Pull out every line below holding the word "long".

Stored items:
----
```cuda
inline int make_tmap_2d_plain(CUtensorMap* m, const float* base, uint64_t rows, uint64_t cols, uint32_t box_rows,
                              uint32_t box_cols) {
  cuuint64_t dims[2] = {cols, rows};
  cuuint64_t strides[1] = {cols * sizeof(float)};
  cuuint32_t box[2] = {box_cols, box_rows};
  return encode_cached(m, CU_TENSOR_MAP_DATA_TYPE_FLOAT32, 2, base, dims, strides, box, CU_TENSOR_MAP_SWIZZLE_NONE,
                       CU_TENSOR_MAP_L2_PROMOTION_L2_128B);
}

inline bool& pdl_enabled() {
  static bool on = true;
  return on;
}
template <typename... KArgs, typename... Args>
inline cudaError_t launch_pdl(void (*kern)(KArgs...), dim3 grid, dim3 block, size_t smem, cudaStream_t s, Args&&... args) {
  cudaLaunchConfig_t cfg = {};
  cfg.gridDim = grid;
  cfg.blockDim = block;
  cfg.dynamicSmemBytes = smem;
  cfg.stream = s;
  cudaLaunchAttribute attr[1];
  attr[0].id = cudaLaunchAttributeProgrammaticStreamSerialization;
  attr[0].val.programmaticStreamSerializationAllowed = 1;
  cudaStreamCaptureStatus cap = cudaStreamCaptureStatusNone;
  const bool use = pdl_enabled() && cudaStreamIsCapturing(s, &cap) == cudaSuccess && cap == cudaStreamCaptureStatusNone;
  cfg.attrs = attr;
  cfg.numAttrs = use ? 1 : 0;
  return cudaLaunchKernelEx(&cfg, kern, static_cast<KArgs>(args)...);
}

__device__ __forceinline__ uint32_t smem_u32(const void* p) { return (uint32_t)__cvta_generic_to_shared(p); }

__device__ __forceinline__ bool elect_one() {
  uint32_t pred = 0;
  asm volatile(
      "{\n\t"
      ".reg .pred P;\n\t"
      "elect.sync _|P, 0xffffffff;\n\t"
      "selp.u32 %0, 1, 0, P;\n\t"
      "}\n"
      : "=r"(pred));
  return pred != 0;
}

__device__ __forceinline__ void mbar_init(uint64_t* bar, uint32_t count) {
  asm volatile("mbarrier.init.shared::cta.b64 [%0], %1;" ::"r"(smem_u32(bar)), "r"(count) : "memory");
}
__device__ __forceinline__ void fence_mbar_init() { asm volatile("fence.mbarrier_init.release.cluster;" ::: "memory"); }
__device__ __forceinline__ void mbar_arrive(uint64_t* bar) {
  asm volatile("mbarrier.arrive.shared::cta.b64 _, [%0];" ::"r"(smem_u32(bar)) : "memory");
}
__device__ __forceinline__ void mbar_arrive_expect_tx(uint64_t* bar, uint32_t bytes) {
  asm volatile("mbarrier.arrive.expect_tx.shared::cta.b64 _, [%0], %1;" ::"r"(smem_u32(bar)), "r"(bytes) : "memory");
}
__device__ __forceinline__ bool mbar_try_wait(uint64_t* bar, uint32_t parity) {
  uint32_t ok;
  asm volatile(
      "{\n\t"
      ".reg .pred P;\n\t"
      "mbarrier.try_wait.parity.shared::cta.b64 P, [%1], %2;\n\t"
      "selp.u32 %0, 1, 0, P;\n\t"
      "}\n"
      : "=r"(ok)
      : "r"(smem_u32(bar)), "r"(parity)
      : "memory");
  return ok != 0;
}
__device__ __forceinline__ void mbar_wait(uint64_t* bar, uint32_t parity) {
#pragma unroll 1
  for (uint32_t spin = 0; spin < (1u << 26); ++spin)
    if (mbar_try_wait(bar, parity)) return;
  __trap();
}

__device__ __forceinline__ void mbar_wait_backoff(uint64_t* bar, uint32_t parity) {
  if (mbar_try_wait(bar, parity)) return;
#pragma unroll 1
  for (uint32_t spin = 0; spin < (1u << 24); ++spin) {
    __nanosleep(64);
    if (mbar_try_wait(bar, parity)) return;
  }
  __trap();
}

__device__ __forceinline__ void fence_proxy_async_smem() { asm volatile("fence.proxy.async.shared::cta;" ::: "memory"); }

__device__ __forceinline__ void prefetch_tmap(const CUtensorMap* m) {
  asm volatile("prefetch.tensormap [%0];" ::"l"(reinterpret_cast<uint64_t>(m)) : "memory");
}
__device__ __forceinline__ void tma_load_2d(void* smem_dst, const CUtensorMap* m, uint64_t* bar, int32_t c0, int32_t c1) {
  asm volatile(
      "cp.async.bulk.tensor.2d.shared::cluster.global.mbarrier::complete_tx::bytes [%0], [%1, {%3, %4}], [%2];"
      ::"r"(smem_u32(smem_dst)), "l"(reinterpret_cast<uint64_t>(m)), "r"(smem_u32(bar)), "r"(c0), "r"(c1)
      : "memory");
}
__device__ __forceinline__ void tma_load_3d(void* smem_dst, const CUtensorMap* m, uint64_t* bar, int32_t c0, int32_t c1,
                                            int32_t c2) {
  asm volatile(
      "cp.async.bulk.tensor.3d.shared::cluster.global.mbarrier::complete_tx::bytes [%0], [%1, {%3, %4, %5}], [%2];"
      ::"r"(smem_u32(smem_dst)), "l"(reinterpret_cast<uint64_t>(m)), "r"(smem_u32(bar)), "r"(c0), "r"(c1), "r"(c2)
      : "memory");
}
__device__ __forceinline__ void tma_load_4d(void* smem_dst, const CUtensorMap* m, uint64_t* bar, int32_t c0, int32_t c1,
                                            int32_t c2, int32_t c3) {
  asm volatile(
      "cp.async.bulk.tensor.4d.shared::cluster.global.mbarrier::complete_tx::bytes [%0], [%1, {%3, %4, %5, %6}], [%2];"
      ::"r"(smem_u32(smem_dst)), "l"(reinterpret_cast<uint64_t>(m)), "r"(smem_u32(bar)), "r"(c0), "r"(c1), "r"(c2),
      "r"(c3)
      : "memory");
}
__device__ __forceinline__ void tma_prefetch_4d(const CUtensorMap* m, int32_t c0, int32_t c1, int32_t c2, int32_t c3) {
  asm volatile("cp.async.bulk.prefetch.tensor.4d.L2.global.tile [%0, {%1, %2, %3, %4}];" ::"l"(reinterpret_cast<uint64_t>(m)),
               "r"(c0), "r"(c1), "r"(c2), "r"(c3)
               : "memory");
}
__device__ __forceinline__ void tma_store_2d(const CUtensorMap* m, const void* smem_src, int32_t c0, int32_t c1) {
  asm volatile("cp.async.bulk.tensor.2d.global.shared::cta.bulk_group [%0, {%2, %3}], [%1];" ::"l"(
                   reinterpret_cast<uint64_t>(m)),
               "r"(smem_u32(smem_src)), "r"(c0), "r"(c1)
               : "memory");
}
__device__ __forceinline__ void tma_store_commit() { asm volatile("cp.async.bulk.commit_group;" ::: "memory"); }
template <int N>
__device__ __forceinline__ void tma_store_wait_read() {
  asm volatile("cp.async.bulk.wait_group.read %0;" ::"n"(N) : "memory");
}
template <int N>
__device__ __forceinline__ void tma_store_wait() {
  asm volatile("cp.async.bulk.wait_group %0;" ::"n"(N) : "memory");
}

struct __align__(16) F4 {
  unsigned long long lo, hi;
};
__device__ __forceinline__ void ffma2(unsigned long long& acc, unsigned long long a, unsigned long long b) {
  const float x = fmaf(__uint_as_float((uint32_t)a), __uint_as_float((uint32_t)b), __uint_as_float((uint32_t)acc));
  const float y = fmaf(__uint_as_float((uint32_t)(a >> 32)), __uint_as_float((uint32_t)(b >> 32)), __uint_as_float((uint32_t)(acc >> 32)));
  acc = (unsigned long long)__float_as_uint(x) | ((unsigned long long)__float_as_uint(y) << 32);
}
__device__ __forceinline__ unsigned long long pack2(uint32_t lo, uint32_t hi) {
  return (unsigned long long)lo | ((unsigned long long)hi << 32);
}
__device__ __forceinline__ float4 f4_to_float4(const F4& v) {
  float4 r;
  r.x = __uint_as_float((unsigned)(v.lo & 0xffffffffull));
  r.y = __uint_as_float((unsigned)(v.lo >> 32));
  r.z = __uint_as_float((unsigned)(v.hi & 0xffffffffull));
  r.w = __uint_as_float((unsigned)(v.hi >> 32));
  return r;
}

__device__ __forceinline__ void pdl_trigger() { asm volatile("griddepcontrol.launch_dependents;" ::: "memory"); }
__device__ __forceinline__ void pdl_wait() { asm volatile("griddepcontrol.wait;" ::: "memory"); }

__device__ __forceinline__ void wg_fence() { asm volatile("wgmma.fence.sync.aligned;" ::: "memory"); }
__device__ __forceinline__ void wg_commit() { asm volatile("wgmma.commit_group.sync.aligned;" ::: "memory"); }
__device__ __forceinline__ void wg_wait() { asm volatile("wgmma.wait_group.sync.aligned 0;" ::: "memory"); }

#define FEAR_WG_D8(d, o) "+f"(d[o]), "+f"(d[o + 1]), "+f"(d[o + 2]), "+f"(d[o + 3]), "+f"(d[o + 4]), "+f"(d[o + 5]), "+f"(d[o + 6]), "+f"(d[o + 7])
template <int N>
__device__ __forceinline__ void wgmma_tf32(float* d, const uint32_t (&a)[4], uint64_t bdesc);
template <>
__device__ __forceinline__ void wgmma_tf32<16>(float* d, const uint32_t (&a)[4], uint64_t bdesc) {
  asm volatile(
      "{\n\t.reg .pred p;\n\tsetp.ne.b32 p, 1, 0;\n\t"
      "wgmma.mma_async.sync.aligned.m64n16k8.f32.tf32.tf32 {%0, %1, %2, %3, %4, %5, %6, %7}, {%8, %9, %10, %11}, %12, p, 1, 1;\n\t}\n"
      : FEAR_WG_D8(d, 0)
      : "r"(a[0]), "r"(a[1]), "r"(a[2]), "r"(a[3]), "l"(bdesc));
}
template <>
__device__ __forceinline__ void wgmma_tf32<32>(float* d, const uint32_t (&a)[4], uint64_t bdesc) {
  asm volatile(
      "{\n\t.reg .pred p;\n\tsetp.ne.b32 p, 1, 0;\n\t"
      "wgmma.mma_async.sync.aligned.m64n32k8.f32.tf32.tf32 {%0, %1, %2, %3, %4, %5, %6, %7, %8, %9, %10, %11, %12, %13, %14, %15}, "
      "{%16, %17, %18, %19}, %20, p, 1, 1;\n\t}\n"
      : FEAR_WG_D8(d, 0), FEAR_WG_D8(d, 8)
      : "r"(a[0]), "r"(a[1]), "r"(a[2]), "r"(a[3]), "l"(bdesc));
}
template <>
__device__ __forceinline__ void wgmma_tf32<64>(float* d, const uint32_t (&a)[4], uint64_t bdesc) {
  asm volatile(
      "{\n\t.reg .pred p;\n\tsetp.ne.b32 p, 1, 0;\n\t"
      "wgmma.mma_async.sync.aligned.m64n64k8.f32.tf32.tf32 {%0, %1, %2, %3, %4, %5, %6, %7, %8, %9, %10, %11, %12, %13, %14, %15, "
      "%16, %17, %18, %19, %20, %21, %22, %23, %24, %25, %26, %27, %28, %29, %30, %31}, {%32, %33, %34, %35}, %36, p, 1, 1;\n\t}\n"
      : FEAR_WG_D8(d, 0), FEAR_WG_D8(d, 8), FEAR_WG_D8(d, 16), FEAR_WG_D8(d, 24)
      : "r"(a[0]), "r"(a[1]), "r"(a[2]), "r"(a[3]), "l"(bdesc));
}
#undef FEAR_WG_D8

__device__ __forceinline__ uint64_t wg_desc_k_sw128(uint32_t smem_addr) {
  uint64_t d = (uint64_t)((smem_addr & 0x3FFFF) >> 4);
  d |= (uint64_t)1 << 16;
  d |= (uint64_t)(1024 >> 4) << 32;
  d |= (uint64_t)1 << 62;
  return d;
}

template <int NT>
__device__ __forceinline__ void mma3(float* main, float* corr, const uint32_t (&ah)[4], const uint32_t (&al)[4],
                                     uint32_t bh, uint32_t bl) {
  static_assert(NT % 16 == 0 && NT <= 128, "tile width");
  constexpr int n0 = NT >= 64 ? 64 : (NT >= 32 ? 32 : 16);
  wgmma_tf32<n0>(main, ah, wg_desc_k_sw128(bh));
  wgmma_tf32<n0>(corr, ah, wg_desc_k_sw128(bl));
  wgmma_tf32<n0>(corr, al, wg_desc_k_sw128(bh));
  if constexpr (NT > n0) mma3<NT - n0>(main + n0 / 2, corr + n0 / 2, ah, al, bh + n0 * 128, bl + n0 * 128);
}

__device__ __forceinline__ void load_a_frags(const uint8_t* tile, int r0, int t, uint32_t (&hi)[4][4], uint32_t (&lo)[4][4]) {
  const int g = r0 & 7;
#pragma unroll
  for (int j = 0; j < 4; ++j)
#pragma unroll
    for (int e = 0; e < 4; ++e) {
      const int row = r0 + (e & 1) * 8, ch = 2 * j + (e >> 1);
      const float v = *reinterpret_cast<const float*>(tile + row * 128 + ((ch ^ g) << 4) + t * 4);
      const uint32_t h = __float_as_uint(v) & 0xFFFFE000u;
      hi[j][e] = h;
      lo[j][e] = __float_as_uint(v - __uint_as_float(h));
    }
}

inline float host_rna_tf32(float v) {
  uint32_t u;
  memcpy(&u, &v, 4);
  u = (u + 0x1000u) & 0xFFFFE000u;
  float r;
  memcpy(&r, &u, 4);
  return r;
}

__device__ __forceinline__ void split_tf32(float v, float& hi, float& lo) {
  uint32_t h, l;
  asm("cvt.rna.tf32.f32 %0, %1;" : "=r"(h) : "f"(v));
  hi = __uint_as_float(h);
  const float r = v - hi;
  asm("cvt.rna.tf32.f32 %0, %1;" : "=r"(l) : "f"(r));
  lo = __uint_as_float(l);
}

__device__ __forceinline__ void split_tf32_trunc(float v, float& hi, float& lo) {
  hi = __uint_as_float(__float_as_uint(v) & 0xFFFFE000u);
  lo = v - hi;
}

}
}
```

Before: 32640.

## Make pointwise TC kernel persistent with warp-specialized producer and async wgmma overlap

Rewrites the pointwise tensor-core GEMM kernel as a persistent kernel, with the grid capped at the SM count and a loop over tiles. It uses a full producer warpgroup with setmaxnreg register rebalancing and keeps one wgmma group in flight, so the next chunk's A-fragment loads overlap the current MMAs. The fused depthwise path now writes into two double-buffered A buffers outside the TMA stages, and the stage count grows up to 4 based on the shared memory available. Single-chunk GEMMs are routed to a separate narrow non-persistent kernel. The intent is to remove per-tile launch and prologue overhead and to hide TMA and MMA latency, at the cost of more complexity and higher smem pressure.

```diff
diff --git a/feartracker_b200/csrc/kernels_tc.cuh b/feartracker_b200/csrc/kernels_tc.cuh
--- a/feartracker_b200/csrc/kernels_tc.cuh
+++ b/feartracker_b200/csrc/kernels_tc.cuh
@@ -142,16 +142,212 @@
   const float* R;
   float* C;
   int ldr, ldc;
-  int M, N, num_n_tiles, num_chunks, last_ksteps, relu, stages, stage_bytes;
+  int M, N, num_n_tiles, num_tiles, num_chunks, last_ksteps, relu, stages, stage_bytes;
   int dw_relu, dw_bias;
   int box_bytes;
 };
 
+constexpr int kPwThreads = 384;
+constexpr int kPwProducerRegs = 40, kPwConsumerRegs = 232;
+
+template <int NT, int KS>
+__device__ __forceinline__ void mma3_chunk(float* accm, float* accc, const uint32_t (&hi)[4][4], const uint32_t (&lo)[4][4],
+                                           uint32_t bh, uint32_t bl) {
+#pragma unroll
+  for (int j = 0; j < KS; ++j) mma3<NT>(accm, accc, hi[j], lo[j], bh + j * 32, bl + j * 32);
+}
+
+template <int K, int MW>
+__device__ __forceinline__ void dw_chunk(const uint8_t* box, const uint8_t* wts, const uint8_t* bia, uint8_t* at, int ct,
+                                         int dw_bias, int dw_relu) {
+  constexpr int TX = 8, NIN = TX + K - 1, IW = MW + K - 1, PXN = MW / TX;
+  typedef unsigned long long U2;
+  const int c2 = ct & 15, pos = ct >> 4;
+  const int x0 = (pos % PXN) * TX, y0 = pos / PXN;
+  const U2* in2 = reinterpret_cast<const U2*>(box) + (y0 * IW + x0) * 16 + c2;
+  const U2* w2 = reinterpret_cast<const U2*>(wts) + c2;
+  const U2 bias2 = dw_bias ? reinterpret_cast<const U2*>(bia)[c2] : 0ull;
+  U2 acc[TX];
+#pragma unroll
+  for (int i = 0; i < TX; ++i) acc[i] = bias2;
+#pragma unroll
+  for (int ky = 0; ky < K; ++ky) {
+    U2 v[NIN];
+#pragma unroll
+    for (int i = 0; i < NIN; ++i) v[i] = in2[(ky * IW + i) * 16];
+#pragma unroll
+    for (int kx = 0; kx < K; ++kx) {
+      const U2 k = w2[(ky * K + kx) * 16];
+#pragma unroll
+      for (int i = 0; i < TX; ++i) ffma2(acc[i], v[i + kx], k);
+    }
+  }
+#pragma unroll
+  for (int i = 0; i < TX; ++i) {
+    float2 v = make_float2(__uint_as_float((uint32_t)acc[i]), __uint_as_float((uint32_t)(acc[i] >> 32)));
+    if (dw_relu) {
+      v.x = fmaxf(v.x, 0.f);
+      v.y = fmaxf(v.y, 0.f);
+    }
+    const int R = y0 * MW + x0 + i;
+    *reinterpret_cast<float2*>(at + R * 128 + (((c2 >> 1) ^ (R & 7)) << 4) + ((c2 & 1) << 3)) = v;
+  }
+}
+
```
----
Response below.
  unsigned long long lo, hi;
__device__ __forceinline__ void ffma2(unsigned long long& acc, unsigned long long a, unsigned long long b) {
  acc = (unsigned long long)__float_as_uint(x) | ((unsigned long long)__float_as_uint(y) << 32);
__device__ __forceinline__ unsigned long long pack2(uint32_t lo, uint32_t hi) {
  return (unsigned long long)lo | ((unsigned long long)hi << 32);
+  typedef unsigned long long U2;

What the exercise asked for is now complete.